Among the more severe transgressions documented in the report were the use of restraints to manage difficult behavior, sexual abuse of female patients, sleeping on floors, restrictions on communication and little access to "meaningful daily activities."

The assessment determines where current standards conflicted with guidelines laid out in the United Nations Convention on the Rights of Persons with Disabilities.

"I think it's very clear that this inequality of treatment that the most vulnerable people in society are getting is unacceptable. They're being excluded from their communities and society; they're being institutionalized, which deskills them; and often, this kind of care is more expensive as well," said Dr. Sri Kalidindi, a spokeswoman for the Royal College of Psychiatrists in the UK who wasn't involved in the study.

Long-stay mental health institutions are still the central providers of mental health care for people with psychosocial and intellectual disabilities in the WHO European region. However, little is actually known about the services and quality of care they offer some of Europe's most "neglected and stigmatized" people, according to the report.

"We have now developed new guidance and materials, which we can now use to work with countries to improve those specific areas of concern or the shortcomings shown in this work," said Dr. Daniel Chisholm, program manager for mental health at the WHO regional office in Europe and one of the authors of the report.
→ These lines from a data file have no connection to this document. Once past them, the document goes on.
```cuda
template <bool F16, bool EXT>
__global__ void __launch_bounds__(kConvThreads, 1) stem4_kernel(const __grid_constant__ UmmaConvParams p) {
    extern __shared__ __align__(1024) uint8_t smem[];
    uint64_t* full = reinterpret_cast<uint64_t*>(smem + kS4Bar);
    uint64_t* empty = full + 2;
    uint64_t* wbar = empty + 2;
    uint64_t* res_bar = wbar + 1;
    float* shifts = reinterpret_cast<float*>(smem + kS4Shift);
    pdl_launch_dependents();
    LFD_TL_BEGIN(p.tl);
    const int tid = threadIdx.x;
    const int warp = tid >> 5;
    const int lane = tid & 31;
    if (tid == 0) {
        for (int i = 0; i < 2; ++i) {
            mbar_init(&full[i], kProdThreads);
            mbar_init(&empty[i], kConsumerThreads / 32);
        }
        mbar_init(wbar, 1);
        mbar_init(&res_bar[0], 1);
        mbar_init(&res_bar[1], 1);
        fence_mbar_init();
    }
    if (tid < 256) {
        const int k = tid >> 6;
        const float* s = k == 0 ? p.shift : (k == 1 ? p.shift2 : (k == 2 ? p.shift_s2 : p.shift_s3));
        shifts[tid] = s ? round16<F16>(s[tid & 63]) : 0.f;
    }
    __syncthreads();
    const LaunchGrid lg = launch_grid<MODE_STEM4, EXT>(p);

    if (warp < kConsumerThreads / 32) {
        asm volatile("setmaxnreg.inc.sync.aligned.u32 224;");
        const int wg = warp >> 2;
        if (tid == 0) {
            mbar_arrive_expect_tx(wbar, kS4WBytes);
            auto load_w = [&](uint32_t dst, const __nv_bfloat16* src, uint32_t bytes) LFD_LAMBDA_INLINE {
                for (uint32_t off = 0; off < bytes; off += 32768)
                    bulk_g2s(smem_u32(smem) + dst + off, reinterpret_cast<const uint8_t*>(src) + off, bytes - off < 32768 ? bytes - off : 32768, wbar);
            };
            load_w(kS4W0, p.w, kS4W1 - kS4W0);
            load_w(kS4W1, p.w2, kS4W2 - kS4W1);
            load_w(kS4W2, p.w_s2, kS4W3 - kS4W2);
            load_w(kS4W3, p.w_s3, kS4Planes - kS4W3);
        }
        pdl_wait();
        mbar_wait(wbar, 0);

        EpiCtx e;
        e.stg_bytes = 8192u;
        e.nbuf = 1;
        e.stg = smem_u32(smem + kS4Staging) + (uint32_t)wg * 8192u;
        e.r0 = (warp & 3) * 16 + (lane >> 2);
        e.tq = lane & 3;
        e.wtid = tid & 127;
        e.wg = wg;
        e.lane = lane;
#ifdef LFD_B200_TRACE
        e.tr = p.trace && e.wtid == 0 ? p.trace + (3 * 32 + wg) * 4 : nullptr;
#endif
        const float* sh0 = shifts;
        const float* sh1 = shifts + 64;
        const float* sh2 = shifts + 128;
        const float* sh3 = shifts + 192;
        const uint32_t planes = smem_u32(smem + kS4Planes);
        const uint64_t adesc_stem = wgmma_desc(0, 16, 2 * kS4RowBytes);
        const uint64_t adesc_row = wgmma_desc(0, 16, 8 * 16);
        const uint64_t b0desc = wgmma_desc(smem_u32(smem + kS4W0), 64 * 16, 128);
        const uint64_t b1desc = wgmma_desc(smem_u32(smem + kS4W1), 64 * 16, 128);
        const uint64_t b2desc = wgmma_desc(smem_u32(smem + kS4W2), 64 * 16, 128);
        const uint64_t b3desc = wgmma_desc(smem_u32(smem + kS4W3), 64 * 16, 128);
        const uint64_t adesc_pl = wgmma_desc(planes + (uint32_t)wg * 8u * 144u, kS4Lbo, 144);
        const int brow = 2 * (warp & 3), bcol = lane >> 2;
        const int sh = (lane >> 3) & 1, sc = lane & 7;

        const int H1 = EXT ? (lg.H - 1) / 2 + 1 : p.H1, W1 = EXT ? (lg.W - 1) / 2 + 1 : p.W1;
        int tile0, tile1;
        s4_run(lg.num_tiles, tile0, tile1);
        uint32_t store_count = 0, res_count = 0;
        for (int tile = tile0, lt = 0; tile < tile1; ++tile, ++lt) {
            const uint32_t s = lt & 1, ph = (lt >> 1) & 1;
            const int n = fast_div(tile, lg.magic_tpi);
            const int t = tile - n * lg.tiles_per_img;
            const int ty = fast_div(t, lg.magic_tx);
            const int tx = t - ty * lg.tiles_x;
            const int oy0 = ty * 16, ox0 = tx * 8;
            const bool inherit = tile > tile0 && tx > 0, pass_on = tile + 1 < tile1 && tx + 1 < lg.tiles_x;
            if (e.wtid == 0) LFD_TRACE(1 + wg, lt, 0);
            mbar_wait(&full[s], ph);
            if (e.wtid == 0) LFD_TRACE(1 + wg, lt, 1);
            fence_proxy_async_smem();
            const uint32_t patch = smem_u32(smem + kS4Ring) + s * kS4PatchBytes;

            const int nblk = inherit ? 9 : 14, half = (nblk + 1) >> 1;
            const int first = wg ? half : 0, cnt = wg ? nblk - half : half;
#pragma unroll 1
            for (int kp = 0; kp < (cnt + 1) >> 1; ++kp) {
                int blk[2] = {first + 2 * kp, first + min(2 * kp + 1, cnt - 1)};
                float c0[2][32];
                wgmma_fence_regs<32>(c0[0]);
                wgmma_fence_regs<32>(c0[1]);
                wgmma_fence();
#pragma unroll
                for (int q = 0; q < 2; ++q) {
                    int a0, b0;
                    bool packed;
                    s4_block(blk[q], a0, b0, packed);
                    const uint32_t boff = (uint32_t)(a0 * 2 * kS4RowBytes + b0 * 16);
                    const uint64_t ad = (packed ? adesc_row : adesc_stem) + ((patch + boff) >> 4);
#pragma unroll
                    for (int kh = 0; kh < 3; ++kh)
                        wgmma_ss<64, F16>(c0[q], ad + (uint32_t)(kh * kS4RowBytes / 16), b0desc + (uint32_t)(kh * 2 * 64 * 16 / 16), kh != 0);
                }
                wgmma_commit();
                wgmma_wait<0>();
                wgmma_fence_regs<32>(c0[0]);
                wgmma_fence_regs<32>(c0[1]);
                uint32_t a1[2][16];
#pragma unroll
                for (int q = 0; q < 2; ++q)
#pragma unroll
                    for (int kk = 0; kk < 4; ++kk) {
                        const int c = 16 * kk + 2 * e.tq;
#pragma unroll
                        for (int r = 0; r < 4; ++r) {
                            const float x0 = c0[q][8 * kk + 2 * r] + sh0[c + 8 * (r >> 1)], x1 = c0[q][8 * kk + 2 * r + 1] + sh0[c + 8 * (r >> 1) + 1];
                            a1[q][4 * kk + r] = p.relu ? pack2_relu<F16>(x0, x1) : pack2<F16>(x0, x1);
                        }
                    }
                float c1[2][32];
                wgmma_fence_regs<32>(c1[0]);
                wgmma_fence_regs<32>(c1[1]);
                wgmma_fence();
                tail_mma<64, 64, F16>(c1[0], a1[0], b1desc);
                tail_mma<64, 64, F16>(c1[1], a1[1], b1desc);
                wgmma_commit();
                wgmma_wait<0>();
                wgmma_fence_regs<32>(c1[0]);
                wgmma_fence_regs<32>(c1[1]);
                float2 bv[8];
#pragma unroll
                for (int j = 0; j < 8; ++j) bv[j] = *reinterpret_cast<const float2*>(sh1 + 8 * j + 2 * e.tq);
#pragma unroll
                for (int q = 0; q < 2; ++q) {
                    int a0, b0;
                    bool packed;
                    s4_block(blk[q], a0, b0, packed);
                    if (packed && (warp & 3)) continue;
                    uint32_t v[8][2];
#pragma unroll
                    for (int h = 0; h < 2; ++h) {
                        const int a = packed ? a0 : a0 + brow + h, b = b0 + bcol + (packed ? 8 * h : 0);
                        const int y1 = 2 * oy0 - 1 + a, x1 = 2 * ox0 - 1 + b;
                        const bool in = (unsigned)y1 < (unsigned)H1 && (unsigned)x1 < (unsigned)W1;
#pragma unroll
                        for (int j = 0; j < 8; ++j) {
                            const float x0 = c1[q][4 * j + 2 * h] + bv[j].x, x1v = c1[q][4 * j + 2 * h + 1] + bv[j].y;
                            const uint32_t w = p.relu2 ? pack2_relu<F16>(x0, x1v) : pack2<F16>(x0, x1v);
                            v[j][h] = in ? w : 0u;
                        }
                    }
                    const int a = packed ? a0 : a0 + brow + sh, b = b0 + sc + (packed ? 8 * sh : 0);
                    const uint32_t addr = planes + (uint32_t)s4_slot(a, b) * 16u + (uint32_t)(lane >> 4) * kS4Lbo;
#pragma unroll
                    for (int k = 0; k < 4; ++k)
                        stmatrix_x4(addr + (uint32_t)(2 * k * kS4Lbo), v[2 * k][0], v[2 * k][1], v[2 * k + 1][0], v[2 * k + 1][1]);
                }
            }
            __syncwarp();
            if (lane == 0) mbar_arrive(&empty[s]);
            if (e.wtid == 0) LFD_TRACE(1 + wg, lt, 2);
            fence_proxy_async_smem();
            consumers_bar_sync();
            if (e.wtid == 0) LFD_TRACE(1 + wg, lt, 3);

            float acc[32];
            wgmma_fence_regs<32>(acc);
            wgmma_fence();
#pragma unroll
            for (int k16 = 0; k16 < 4; ++k16)
#pragma unroll
                for (int tap = 0; tap < 9; ++tap)
                    wgmma_ss<64, F16>(acc, adesc_pl + (uint32_t)(k16 * 2 * kS4Lbo / 16 + s4_slot(tap / 3, tap % 3)),
                                      b2desc + (uint32_t)((tap * 8 + 2 * k16) * 64 * 16 / 16), (k16 | tap) != 0);
            wgmma_commit();
            wgmma_wait<0>();
            wgmma_fence_regs<32>(acc);
            consumers_bar_sync();
            if (pass_on) {
                const int rs = lane >> 3, a = 16 * wg + brow + (rs & 1) + 8 * (rs >> 1);
                const uint32_t src = planes + (uint32_t)(lane & 7) * kS4Lbo + (uint32_t)s4_slot(a, 16) * 16u;
                sts128(src - 8u * 16u, lds128(src));
                if (wg == 1 && brow == 0 && lane < 8) {
                    const uint32_t src32 = planes + (uint32_t)lane * kS4Lbo + (uint32_t)s4_slot(32, 16) * 16u;
                    sts128(src32 - 8u * 16u, lds128(src32));
                }
                __syncwarp();
            }
#ifdef LFD_B200_TRACE
            if (e.wtid == 0 && p.trace && blockIdx.x == 0 && lt < 16) p.trace[(3 * 32 + wg + 2 * lt) * 4 + 3] = clock64();
#endif

            uint32_t a2[16];
#pragma unroll
            for (int kk = 0; kk < 4; ++kk) {
                const int c = 16 * kk + 2 * e.tq;
#pragma unroll
                for (int r = 0; r < 4; ++r) {
                    const float x0 = acc[8 * kk + 2 * r] + sh2[c + 8 * (r >> 1)], x1 = acc[8 * kk + 2 * r + 1] + sh2[c + 8 * (r >> 1) + 1];
                    a2[4 * kk + r] = p.relu_s2 ? pack2_relu<F16>(x0, x1) : pack2<F16>(x0, x1);
                }
            }
            float acc2[32];
            wgmma_fence_regs<32>(acc2);
            wgmma_fence();
            tail_mma<64, 64, F16>(acc2, a2, b3desc);
            wgmma_commit();
            wgmma_wait<0>();
            wgmma_fence_regs<32>(acc2);
            store_tile<MODE_3X3S2, 64, F16>(e, acc2, 64, sh3, (bool)p.relu_s3, false, nullptr, &p.tm_out, &p.tm_res, ox0, oy0 + wg * 8, n,
                                            true, true, &res_bar[wg], store_count, res_count);
        }
        if (e.wtid == 0) bulk_wait_all();
    } else {
        asm volatile("setmaxnreg.dec.sync.aligned.u32 56;");
        const int ptid = tid - kConsumerThreads;
        const bool u8 = p.input_format == 1;
        const int plane = p.H * p.W;
        pdl_wait();
        int tile0, tile1;
        s4_run(lg.num_tiles, tile0, tile1);
        for (int tile = tile0, lt = 0; tile < tile1; ++tile, ++lt) {
            const uint32_t s = lt & 1, ph = (lt >> 1) & 1;
            const int n = fast_div(tile, lg.magic_tpi), t = tile - n * lg.tiles_per_img;
            const int ty = fast_div(t, lg.magic_tx);
            const int iy0 = 4 * 16 * ty - 3, ix0 = 4 * 8 * (t - ty * lg.tiles_x) - 3;
            const bool interior = iy0 >= 0 && ix0 >= 0 && iy0 + kS4Rows <= lg.H && ix0 + kS4Cols <= lg.W;
            if (ptid == 0) LFD_TRACE(0, lt, 0);
            mbar_wait(&empty[s], ph ^ 1);
            if (ptid == 0) LFD_TRACE(0, lt, 1);
            const uint32_t dst0 = smem_u32(smem + kS4Ring) + s * kS4PatchBytes;
            if (p.in_words) {
#pragma unroll 1
                for (int j0 = 0; j0 < kS4GroupsPerThread; j0 += kS4GroupBatch) {
                    uint32_t wd[kS4GroupBatch][3];
                    bool ok[kS4GroupBatch];
#pragma unroll
                    for (int j = 0; j < kS4GroupBatch; ++j) {
                        const int q = ptid + (j0 + j) * kProdThreads;
                        const int r = q / 10, g = q - r * 10;
                        const int y = iy0 + r, x = ix0 - 1 + 4 * g;
                        ok[j] = q < kS4Groups && (unsigned)y < (unsigned)lg.H && (unsigned)x < (unsigned)lg.W;
                        const uint32_t* src = reinterpret_cast<const uint32_t*>(reinterpret_cast<const uint8_t*>(p.in_raw) +
                                                                                ((ptrdiff_t)n * plane + (ptrdiff_t)y * p.W + x) * 3);
#pragma unroll
                        for (int k = 0; k < 3; ++k) wd[j][k] = ok[j] ? __ldg(src + k) : 0u;
                    }
#pragma unroll
                    for (int j = 0; j < kS4GroupBatch; ++j) {
                        const int q = ptid + (j0 + j) * kProdThreads;
                        if (q >= kS4Groups) break;
                        const int r = q / 10, g = q - r * 10;
                        const int in_cols = lg.W - (ix0 - 1 + 4 * g);
                        uint32_t px[4][2];
#pragma unroll
                        for (int k = 0; k < 4; ++k) {
                            float f[3];
                            const bool okk = ok[j] && (!EXT || k < in_cols);
#pragma unroll
                            for (int c = 0; c < 3; ++c) {
                                const uint32_t byte = (wd[j][(3 * k + c) >> 2] >> (8 * ((3 * k + c) & 3))) & 0xffu;
                                f[c] = okk ? ((float)byte - 127.5f) * (1.0f / 127.5f) : 0.f;
                            }
                            px[k][0] = pack2<F16>(f[0], f[1]);
                            px[k][1] = pack2<F16>(f[2], 0.f);
                        }
                        const uint32_t d = dst0 + (uint32_t)(r * kS4RowBytes + 32 * g);
                        if (g > 0) asm volatile("st.shared.v2.b32 [%0], {%1, %2};" ::"r"(d - 8u), "r"(px[0][0]), "r"(px[0][1]) : "memory");
                        if (g < 9) {
                            asm volatile("st.shared.v4.b32 [%0], {%1, %2, %3, %4};" ::"r"(d), "r"(px[1][0]), "r"(px[1][1]), "r"(px[2][0]),
                                         "r"(px[2][1]) : "memory");
                            asm volatile("st.shared.v2.b32 [%0], {%1, %2};" ::"r"(d + 16u), "r"(px[3][0]), "r"(px[3][1]) : "memory");
                        }
                    }
                }
            } else {
#pragma unroll 1
                for (int j0 = 0; j0 < kS4PerThread; j0 += kS4Batch) {
                    uint32_t raw[kS4Batch][3];
                    bool ok[kS4Batch];
#pragma unroll
                    for (int j = 0; j < kS4Batch; ++j) {
                        const int q = ptid + (j0 + j) * kProdThreads;
                        const int r = q / kS4Cols, c = q - r * kS4Cols;
                        const int y = iy0 + r, x = ix0 + c;
                        ok[j] = q < kS4Pix && (interior || ((unsigned)y < (unsigned)lg.H && (unsigned)x < (unsigned)lg.W));
                        const ptrdiff_t pix = ok[j] ? (ptrdiff_t)n * plane + (ptrdiff_t)y * p.W + x : 0;
                        if (u8) {
                            const uint8_t* src = reinterpret_cast<const uint8_t*>(p.in_raw) + pix * 3;
                            raw[j][0] = __ldg(src); raw[j][1] = __ldg(src + 1); raw[j][2] = __ldg(src + 2);
                        } else {
                            const float* src = reinterpret_cast<const float*>(p.in_raw) + (ok[j] ? (ptrdiff_t)n * 2 * plane + pix : 0);
                            raw[j][0] = __float_as_uint(__ldg(src)); raw[j][1] = __float_as_uint(__ldg(src + plane));
                            raw[j][2] = __float_as_uint(__ldg(src + 2 * plane));
                        }
                    }
#pragma unroll
                    for (int j = 0; j < kS4Batch; ++j) {
                        const int q = ptid + (j0 + j) * kProdThreads;
                        if (q >= kS4Pix) break;
                        float f[3];
#pragma unroll
                        for (int k = 0; k < 3; ++k) {
                            f[k] = u8 ? ((float)raw[j][k] - 127.5f) * (1.0f / 127.5f) : __uint_as_float(raw[j][k]);
                            if (!ok[j]) f[k] = 0.f;
                        }
                        const uint32_t lo = pack2<F16>(f[0], f[1]), hi = pack2<F16>(f[2], 0.f);
                        asm volatile("st.shared.v2.b32 [%0], {%1, %2};" ::"r"(dst0 + q * 8), "r"(lo), "r"(hi) : "memory");
                    }
                }
            }
// ... 283 lines not shown
```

The results, which were released Wednesday, were part of a large study carried out in 2017 in 75 institutions across 24 European countries and Kosovo. Institutions were graded using 25 standards and 116 criteria.

Results varied by country and institution. But the overarching finding was the large-scale violation of fundamental rights of institutions' patients, including "their legal capacity, autonomy, dignity, liberty and security of person, physical and mental integrity and freedom from torture and ill treatment and from exploitation, violence and abuse."

Fewer than a third of the 2,450 total ratings were at a satisfactory level, meaning those countries that agreed to the UN convention are at risk of violating the treaty.

The Convention on the Rights of Persons with Disabilities was ratified in 2006 as a way of formally implementing a rights-based model of disability, according to the study.

The deinstitutionalization of people with cognitive, intellectual and psychosocial disabilities is a central goal for WHO, and experts hope the study will motivate this change.

"This study is the first one that really shows an organized picture by using the assessment instrument of the WHO. I hope that this will help us to create a strong front to move forward toward deinstitutionalization," said Melita Murko, technical officer for the WHO Mental Health Programme and co-author of the study.

Furthermore, experts believe the collaboration between countries and WHO during the assessment was a step toward improving current conditions.

"Getting countries to collaborate and engage in this process is in itself something of an accomplishment, irrespective of what the findings of the report present," Chisholm said.

"For the countries and organizations that have taken part in the study, it's clear that they've already started to reflect on where they currently are and where they could change," Kalidindi said. "Now, it's key that everybody in the system, both the government, patients and their families, should be working together to create what a good system looks like according to that country."

With these results, WHO plans to work with European countries to deinstitutionalize and expand community-based systems of mental health care, where specialized services, outreach programs and social and welfare services are offered.

"They are not just victims or someone that has this lifelong diagnosis and nothing can be done for them. Of course, there is something that can be done," Chisholm said.